Task instructions: For the word "threadIdx", copy every line of the material that includes it.

Information START

template <bool OUT_BF16, bool MF = false>
__global__ __launch_bounds__(SPX) void k_stem_fwd(const float* __restrict__ x, const float* __restrict__ w,
                                                  void* __restrict__ out, int ldo, int N, int H, int W,
                                                  const float* __restrict__ scale, const float* __restrict__ shift,
                                                  float slope, int flags, float* __restrict__ stats_part) {
    __shared__ float tile[SPX][SC + 1];
    if constexpr (MF) {
        typedef __bf16 bf16x8_t __attribute__((ext_vector_type(8)));
        const int tid = threadIdx.x, lane = tid & 63, wave = tid >> 6;
        const int64_t HW = (int64_t)H * W;
        const int64_t P = (int64_t)N * HW;
        const int hh = lane >> 5;
        bf16x8_t b0, b1;
#pragma unroll
        for (int e = 0; e < 8; ++e) {
            b0[e] = (__bf16)w[(lane & 31) * 32 + 8 * hh + e];
            b1[e] = (__bf16)w[(lane & 31) * 32 + 16 + 8 * hh + e];
        }
#pragma unroll
        for (int gsel = 0; gsel < 2; ++gsel) {
            const int prow = wave * 64 + gsel * 32 + (lane & 31);
            const int64_t pix = (int64_t)blockIdx.x * SPX + prow;
            bf16x8_t a0, a1;
            {
                const bool pin = pix < P;
                const int64_t pp = pin ? pix : 0;
                const int n = (int)(pp / HW);
                const int r = (int)(pp - (int64_t)n * HW);
                const int y = r / W, xx = r - y * W;
                const float* xn = x + (int64_t)n * 3 * HW;
                float v[16];
#pragma unroll
                for (int e = 0; e < 16; ++e) {
                    const int k = (e < 8 ? 8 * hh : 16 + 8 * hh) + (e & 7);
                    const int tap = k / 3, c = k - 3 * tap;
                    const int iy = y + tap / 3 - 1, ix = xx + tap % 3 - 1;
                    const bool ok = pin && k < SK && (unsigned)iy < (unsigned)H && (unsigned)ix < (unsigned)W;
                    const float t = xn[ok ? (int64_t)c * HW + (int64_t)iy * W + ix : 0];
                    v[e] = ok ? t : 0.f;
                }
#pragma unroll
                for (int e = 0; e < 8; ++e) { a0[e] = (__bf16)v[e]; a1[e] = (__bf16)v[8 + e]; }
            }
            f32x16 acc;
#pragma unroll
            for (int r2 = 0; r2 < 16; ++r2) acc[r2] = 0.f;
            acc = __builtin_amdgcn_mfma_f32_32x32x16_bf16(a0, b0, acc, 0, 0, 0);
            acc = __builtin_amdgcn_mfma_f32_32x32x16_bf16(a1, b1, acc, 0, 0, 0);
            const int co = lane & 31;
            const float sc = (flags & VD_EPI_AFFINE) ? scale[co] : 1.f, sh = (flags & VD_EPI_AFFINE) ? shift[co] : 0.f;
#pragma unroll
            for (int r2 = 0; r2 < 16; ++r2) {
                float t = acc[r2];
                if (flags & VD_EPI_AFFINE) t = t * sc + sh;
                if (flags & VD_EPI_LEAKY) t = t > 0.f ? t : t * slope;
                tile[wave * 64 + gsel * 32 + (r2 & 3) + 8 * (r2 >> 2) + 4 * hh][co] = t;
            }
        }
        __syncthreads();
    } else {
    __shared__ __attribute__((aligned(16))) float wT[SK][SC];
    const int tid = threadIdx.x;
    for (int i = tid; i < SK * SC; i += SPX) wT[i / SC][i % SC] = w[(i % SC) * 32 + i / SC];
    __syncthreads();
    const int64_t HW = (int64_t)H * W;
    const int64_t P = (int64_t)N * HW;
    const int64_t pix = (int64_t)blockIdx.x * SPX + tid;
    float acc[SC];
#pragma unroll
    for (int c = 0; c < SC; ++c) acc[c] = 0.f;
    if (pix < P) {
        const int n = (int)(pix / HW);
        const int r = (int)(pix - (int64_t)n * HW);
        const int y = r / W, xx = r - y * W;
        const float* xn = x + (int64_t)n * 3 * HW;
        float xv[SK];
#pragma unroll
        for (int ky = 0; ky < 3; ++ky)
#pragma unroll
            for (int kx = 0; kx < 3; ++kx) {
                const int iy = y + ky - 1, ix = xx + kx - 1;
                const bool ok = (unsigned)iy < (unsigned)H && (unsigned)ix < (unsigned)W;
                const int64_t o = ok ? (int64_t)iy * W + ix : 0;
#pragma unroll
                for (int c = 0; c < 3; ++c) {
                    const float t = xn[(int64_t)c * HW + o];
                    xv[(ky * 3 + kx) * 3 + c] = ok ? t : 0.f;
                }
            }
#pragma unroll
        for (int k = 0; k < SK; ++k) {
#pragma unroll
            for (int c4 = 0; c4 < SC; c4 += 4) {
                const f32x4 wv = *reinterpret_cast<const f32x4*>(&wT[k][c4]);
#pragma unroll
                for (int e = 0; e < 4; ++e) acc[c4 + e] = fmaf(xv[k], wv[e], acc[c4 + e]);
            }
            __builtin_amdgcn_sched_barrier(0);
        }
    }
#pragma unroll
    for (int c = 0; c < SC; ++c) {
        float v = acc[c];
        if (flags & VD_EPI_AFFINE) v = v * scale[c] + shift[c];
        if (flags & VD_EPI_LEAKY) v = v > 0.f ? v : v * slope;
        tile[tid][c] = v;
    }
    __syncthreads();
    }
    const int tid = threadIdx.x;
    const int64_t P = (int64_t)N * H * W;
    if (stats_part) {
        __shared__ float red[8][2 * SC];
        const int c = tid & 31, seg = tid >> 5;
        float s1 = 0.f, s2 = 0.f;
#pragma unroll 8
        for (int r = seg * 32; r < seg * 32 + 32; ++r) {
            const float v = tile[r][c];
            s1 += v;
            s2 += v * v;
        }
        red[seg][c] = s1;
        red[seg][SC + c] = s2;
        __syncthreads();
        if (tid < 2 * SC) {
            float t = 0.f;
#pragma unroll
            for (int q = 0; q < 8; ++q) t += red[q][tid];
            stats_part[(int64_t)blockIdx.x * 2 * SC + tid] = t;
        }
    }
    const int64_t p0 = (int64_t)blockIdx.x * SPX;
#pragma unroll
    for (int j = 0; j < 8; ++j) {
        const int pl = (tid >> 3) + 32 * j, c4 = (tid & 7) * 4;
        if (p0 + pl < P) {
            const f32x4 v = {tile[pl][c4], tile[pl][c4 + 1], tile[pl][c4 + 2], tile[pl][c4 + 3]};
            if (OUT_BF16) {
                bf16x4 o;
#pragma unroll
                for (int e = 0; e < 4; ++e) o[e] = (__bf16)v[e];
                *reinterpret_cast<bf16x4*>(reinterpret_cast<__bf16*>(out) + (p0 + pl) * ldo + c4) = o;
            } else {
                *reinterpret_cast<f32x4*>(reinterpret_cast<float*>(out) + (p0 + pl) * ldo + c4) = v;
            }
        }
    }
}

template <typename T>
__global__ __launch_bounds__(256) void k_stem_wgrad(const float* __restrict__ x, const T* __restrict__ dz, int ldd,
                                                    float* __restrict__ part, int N, int H, int W, int64_t px_per_wave) {
    const int lane = threadIdx.x & 63, wave = threadIdx.x >> 6;
    const int64_t HW = (int64_t)H * W, P = (int64_t)N * HW;
    const int64_t gw = (int64_t)blockIdx.x * 4 + wave;
    const int64_t p_begin = gw * px_per_wave;
    int64_t p_end = p_begin + px_per_wave;
    if (p_end > P) p_end = P;
    const int k = lane & 31, par = lane >> 5;
    const bool k_ok = k < SK;
    const int c = k_ok ? k % 3 : 0, tap = k_ok ? k / 3 : 0;
    const int dy = tap / 3 - 1, dx = tap % 3 - 1;
    f32x16 acc;
#pragma unroll
    for (int r = 0; r < 16; ++r) acc[r] = 0.f;
    int64_t p = p_begin + par;
    int n = 0, y = 0, xx = 0;
    if (p < P) {
        n = (int)(p / HW);
        const int r = (int)(p - (int64_t)n * HW);
        y = r / W;
        xx = r - y * W;
    }
    constexpr int UNR = 8;
    for (; p - par < p_end; p += 2 * UNR) {
        float a[UNR], b[UNR];
#pragma unroll
        for (int u = 0; u < UNR; ++u) {
            const int64_t pu = p + 2 * u;
            const bool in_run = pu < p_end;
            a[u] = in_run ? (float)dz[pu * ldd + k] : 0.f;
            const int iy = y + dy, ix = xx + dx;
            const bool ok = in_run && k_ok && (unsigned)iy < (unsigned)H && (unsigned)ix < (unsigned)W;
            b[u] = ok ? x[((int64_t)n * 3 + c) * HW + (int64_t)iy * W + ix] : 0.f;
            xx += 2;
            while (xx >= W) { xx -= W; ++y; }
            if (y >= H) { y -= H; ++n; }
        }
#pragma unroll
        for (int u = 0; u < UNR; ++u) acc = __builtin_amdgcn_mfma_f32_32x32x2f32(a[u], b[u], acc, 0, 0, 0);
    }
    float* dst = part + gw * (SC * 32);
#pragma unroll
    for (int r = 0; r < 16; ++r) {
        const int co = (r & 3) + 8 * (r >> 2) + 4 * (lane >> 5);
        dst[co * 32 + (lane & 31)] = acc[r];
    }
}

Information END

Result of the exercise:
        const int tid = threadIdx.x, lane = tid & 63, wave = tid >> 6;
    const int tid = threadIdx.x;
    const int tid = threadIdx.x;
    const int lane = threadIdx.x & 63, wave = threadIdx.x >> 6;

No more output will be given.